▶ _REQUIREMENT_: Please report each line in the material below that includes "extra".

········

# African-Robotics-Unit/AcinoSet

Hardware: AMD Instinct MI355X
Metric: FTE frames/sec (residual+Jac+LM step), 6-cam x 20-joint (higher is better)
Workload: dtype f64

## Files before the change

acinoset_amd/_lib.py:

```python
import ctypes as C
import os
import subprocess

_HERE = os.path.dirname(os.path.abspath(__file__))
_CSRC = os.path.join(_HERE, "csrc")
SO_PATH = os.path.join(_HERE, "libacinoset_hip.so")
BUILD_ID_SOURCE = "camera_kernels.hip"
SOURCES = ["camera_kernels.hip", "fte_assemble.hip", "bcr.hip", "seplevel.hip", "chunk.hip", "fte_cov.hip", "fte_calib.hip", "fte_reproj.hip", "fte_api.hip", "sba.hip", "sba_cov.hip", "ekf.hip", "ekf_cov.hip", "skel_fte.hip", "skel_cov.hip", "skel_cov_rates.hip", "skel_sample.hip", "skel_calib.hip", "skel_reproj.hip"]
HEADERS = ["common.hpp", "fte_kernels.hpp", "bcr.hpp", "bcr_dev.hpp", "seplevel.hpp", "chunk.hpp", "fte_cov.hpp", "fte_cov_dev.hpp", "fte_calib.hpp", "fte_reproj.hpp", "trio80.hpp", "dense80.hpp", "cheetah_fk.hpp",
           "pinhole.hpp", "ekf_dev.hpp", "sba_dev.hpp", "sba_host.hpp", "skel_dev.hpp", "skel_host.hpp", "skel_factor.hpp", "fte_assemble_body.inc", "ekf_forward_body.inc", "skel_assemble_body.inc",
           os.path.join("..", "..", "include", "acinoset_hip.h")]

ABI_VERSION = 3
N_ACTIVE = 25
N_STATES = 45
N_MARKERS = 20
CAM_STRIDE = 24
PINHOLE_STRIDE = 32
BS = 80
SEP_DOUBLES = 2 * BS * BS + BS


class FteParams(C.Structure):
    _fields_ = [("n_frames", C.c_int32), ("n_cams", C.c_int32), ("n_global", C.c_int64), ("n_offset", C.c_int64),
# ... 160 lines not shown
    "acino_sba_solve_sharded": (_I, [C.POINTER(SbaParams), _P, _P, _P, _P, _P, _P, _P, _P, _Z, _P, _P, C.POINTER(SbaInfo),
                                     REDUCE_FN, _P, _P]),
    "acino_sizeof_sba_cov_info": (_Z, []),
    "acino_sba_covariance_workspace_bytes": (_Z, [_I, _L, _L]),
    "acino_sba_covariance": (_I, [C.POINTER(SbaParams), _P, _P, _P, _P, _P, _P, _P, _I, _I, _I, _P, _I, _P, _Z, _P, _P, _P,
                                  C.POINTER(SbaCovInfo), _P]),
    "acino_sizeof_ekf_params": (_Z, []),
    "acino_ekf_workspace_bytes": (_Z, [_L, _I]),
    "acino_ekf_run": (_I, [C.POINTER(EkfParams), _P, _P, _P, _P, _Z, _P, _P, _P, _P]),
    "acino_ekf_run_pinhole": (_I, [C.POINTER(EkfParams), _P, _P, _P, _P, _Z, _P, _P, _P, _P]),
    "acino_ekf_smoothed_covariance": (_I, [C.POINTER(EkfParams), _P, _Z, _P, _P]),
    "acino_ekf_marker_covariance": (_I, [C.POINTER(EkfParams), _P, _P, _P, _P, _P, _P]),
    "acino_skeleton_fk": (_I, [_P, _L, _I, _I, C.POINTER(SkelOp), _I, _P, _P]),
    "acino_sizeof_skel_fte_params": (_Z, []),
    "acino_sizeof_skel_fte_info": (_Z, []),
    "acino_skel_fte_workspace_bytes": (_Z, [C.POINTER(SkelFteParams)]),
    "acino_skel_fte_workspace_bytes_batch": (_Z, [C.POINTER(SkelFteParams), _I]),
    "acino_skel_fte_solve": (_I, [C.POINTER(SkelFteParams), C.POINTER(SkelOp), C.POINTER(C.c_int32), _P, _P, _P, _P, _P, _P, _P,
                                  _P, _Z, C.POINTER(SkelFteInfo), _P]),
    "acino_skel_fte_solve_batch": (_I, [C.POINTER(SkelFteParams), _I, C.POINTER(SkelOp), C.POINTER(C.c_int32), _P, _P, _P, _P, _P,
                                        _P, _P, _P, _Z, C.POINTER(SkelFteInfo), _P]),
    "acino_skel_fte_solve_pinhole": (_I, [C.POINTER(SkelFteParams), C.POINTER(SkelOp), C.POINTER(C.c_int32), _P, _P, _P, _P, _P, _P,
                                          _P, _P, _Z, C.POINTER(SkelFteInfo), _P]),
    "acino_skel_fte_solve_batch_pinhole": (_I, [C.POINTER(SkelFteParams), _I, C.POINTER(SkelOp), C.POINTER(C.c_int32), _P, _P, _P,
                                                _P, _P, _P, _P, _P, _Z, C.POINTER(SkelFteInfo), _P]),
    "acino_skel_fte_covariance_workspace_bytes": (_Z, [C.POINTER(SkelFteParams), _I]),
    "acino_skel_fte_covariance": (_I, [C.POINTER(SkelFteParams), _I, _I, C.POINTER(SkelOp), C.POINTER(C.c_int32), _P, _P, _P, _P, _P,
                                       _P, _P, _P, _P, C.POINTER(C.c_int32), _P, _Z, _P]),
    "acino_skel_fte_sample_workspace_bytes": (_Z, [C.POINTER(SkelFteParams), _I, _L]),
    "acino_skel_fte_sample": (_I, [C.POINTER(SkelFteParams), _I, _I, C.POINTER(SkelOp), C.POINTER(C.c_int32), _P, _P, _P, _P, _P,
                                   _P, _L, _P, _P, _P, C.POINTER(C.c_int32), _P, _Z, _P]),
    "acino_skel_fte_observability_workspace_bytes": (_Z, [C.POINTER(SkelFteParams), _I]),
    "acino_skel_fte_observability": (_I, [C.POINTER(SkelFteParams), _I, _I, C.POINTER(SkelOp), C.POINTER(C.c_int32), _P, _P, _P, _P,
                                          _P, _P, _P, _P, _P, _P, _Z, _P]),
    "acino_skel_fte_covariance_pinned_workspace_bytes": (_Z, [C.POINTER(SkelFteParams), _I, _I]),
    "acino_skel_fte_covariance_pinned": (_I, [C.POINTER(SkelFteParams), _I, _I, C.POINTER(SkelOp), C.POINTER(C.c_int32), _P, _P, _P,
                                              _P, _P, _P, _P, _P, _P, C.POINTER(C.c_int32), _P, _Z, _P, _I, _P]),
    "acino_skel_fte_covariance_rates_workspace_bytes": (_Z, [C.POINTER(SkelFteParams), _I, _I]),
    "acino_skel_fte_covariance_rates": (_I, [C.POINTER(SkelFteParams), _I, _I, C.POINTER(SkelOp), C.POINTER(C.c_int32), _P, _P, _P,
                                             _P, _P, _P, _P, _P, _P, _P, _P, _P, _P, C.POINTER(C.c_int32), _P, _Z, _P, _I, _P]),
    "acino_skel_fte_sample_pinned_workspace_bytes": (_Z, [C.POINTER(SkelFteParams), _I, _L, _I]),
    "acino_skel_fte_sample_pinned": (_I, [C.POINTER(SkelFteParams), _I, _I, C.POINTER(SkelOp), C.POINTER(C.c_int32), _P, _P, _P, _P,
                                          _P, _P, _L, _P, _P, _P, C.POINTER(C.c_int32), _P, _Z, _P, _I, _P]),
    "acino_skel_fte_calibration_workspace_bytes": (_Z, [C.POINTER(SkelFteParams), _I, _I]),
    "acino_skel_fte_calibration_sensitivity": (_I, [C.POINTER(SkelFteParams), _I, _I, C.POINTER(SkelOp), C.POINTER(C.c_int32), _P, _P,
                                                    _P, _P, _P, _P, _P, _P, _P, _P, _P, C.POINTER(C.c_int32), _P, _Z, _P, _I, _P]),
    "acino_skel_fte_reprojection": (_I, [C.POINTER(SkelFteParams), _I, _I, C.POINTER(SkelOp), C.POINTER(C.c_int32), _P, _P, _P, _P,
                                         _P, _D, _P, _P, _P, _P, _P, _P]),
    "acino_skel_fte_reprojection_weights": (_I, [C.POINTER(SkelFteParams), _I, _I, C.POINTER(SkelOp), C.POINTER(C.c_int32), _P, _P, _P,
                                                 _P, _P, _D, _P, _P, _P, _P, _P, _P, _P]),
    "acino_selftest_mfma": (_I, [_P, _P, _I, _P, _P]),
    "acino_debug_poison_lds": (_I, [_I, _I, _P]),
    "acino_debug_level_split": (_I, [_I, _P]),
}

_lib = None


def source_hash():
    import hashlib
    h = hashlib.sha256()
    for rel in sorted(SOURCES + HEADERS):
        path = os.path.join(_CSRC, rel)
        h.update(os.path.basename(rel).encode())
        with open(path, "rb") as f:
            h.update(f.read())
    return h.hexdigest()[:16]


def built_id():
    if not os.path.exists(SO_PATH):
        return None
    with open(SO_PATH, "rb") as f:
        blob = f.read()
    i = blob.find(b"ACINO_BUILD_ID=")
    if i < 0:
        return None
    return blob[i + 15:i + 31].decode("ascii", "replace")


def _needs_build():
    return built_id() != source_hash()


def build(force=False, verbose=False):
    if not force and not _needs_build():
        return SO_PATH
    import hashlib
    from concurrent.futures import ThreadPoolExecutor
    hipcc = os.environ.get("HIPCC", "/opt/rocm/bin/hipcc")
    if not os.path.exists(hipcc):
        hipcc = "hipcc"
    sid = source_hash()
    hdr = hashlib.sha256()
    for rel in sorted(HEADERS):
        with open(os.path.join(_CSRC, rel), "rb") as f:
            hdr.update(f.read())
    objdir = os.path.join(_CSRC, "_obj")
    os.makedirs(objdir, exist_ok=True)
    flags = ["--offload-arch=gfx950", "-O3", "-std=c++17", "-fPIC", "-DNDEBUG"]
    jobs = []
    for src in SOURCES:
        with open(os.path.join(_CSRC, src), "rb") as f:
            key = hashlib.sha256(hdr.digest() + f.read() + " ".join(flags).encode()).hexdigest()[:16]
        extra = [f'-DACINO_BUILD_ID="{sid}"'] if src == BUILD_ID_SOURCE else []
        if extra:
# ... 96 lines not shown
```

acinoset_amd/csrc/bcr_dev.hpp:

```cpp
#pragma once
#include "bcr.hpp"
#include "dense80.hpp"

namespace acino {

__device__ __forceinline__ int tri_i(int t) { return (t >= 1) + (t >= 3) + (t >= 6) + (t >= 10); }
__device__ __forceinline__ int tri_j(int t) {
  const int i = tri_i(t);
  return t - (i * (i + 1)) / 2;
}

constexpr int LOWER_ITEMS = 1920;
__device__ __forceinline__ void lower_item(int idx, int& row, int& col) {
  const int ib = (idx >= 128) + (idx >= 384) + (idx >= 768) + (idx >= 1280);
  const int rem = idx - 64 * ib * (ib + 1), w = 8 * (ib + 1);
  row = 16 * ib + rem / w;
  col = 2 * (rem % w);
}
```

········

▶ _WRITTEN SOLUTION_:
        extra = [f'-DACINO_BUILD_ID="{sid}"'] if src == BUILD_ID_SOURCE else []
        if extra:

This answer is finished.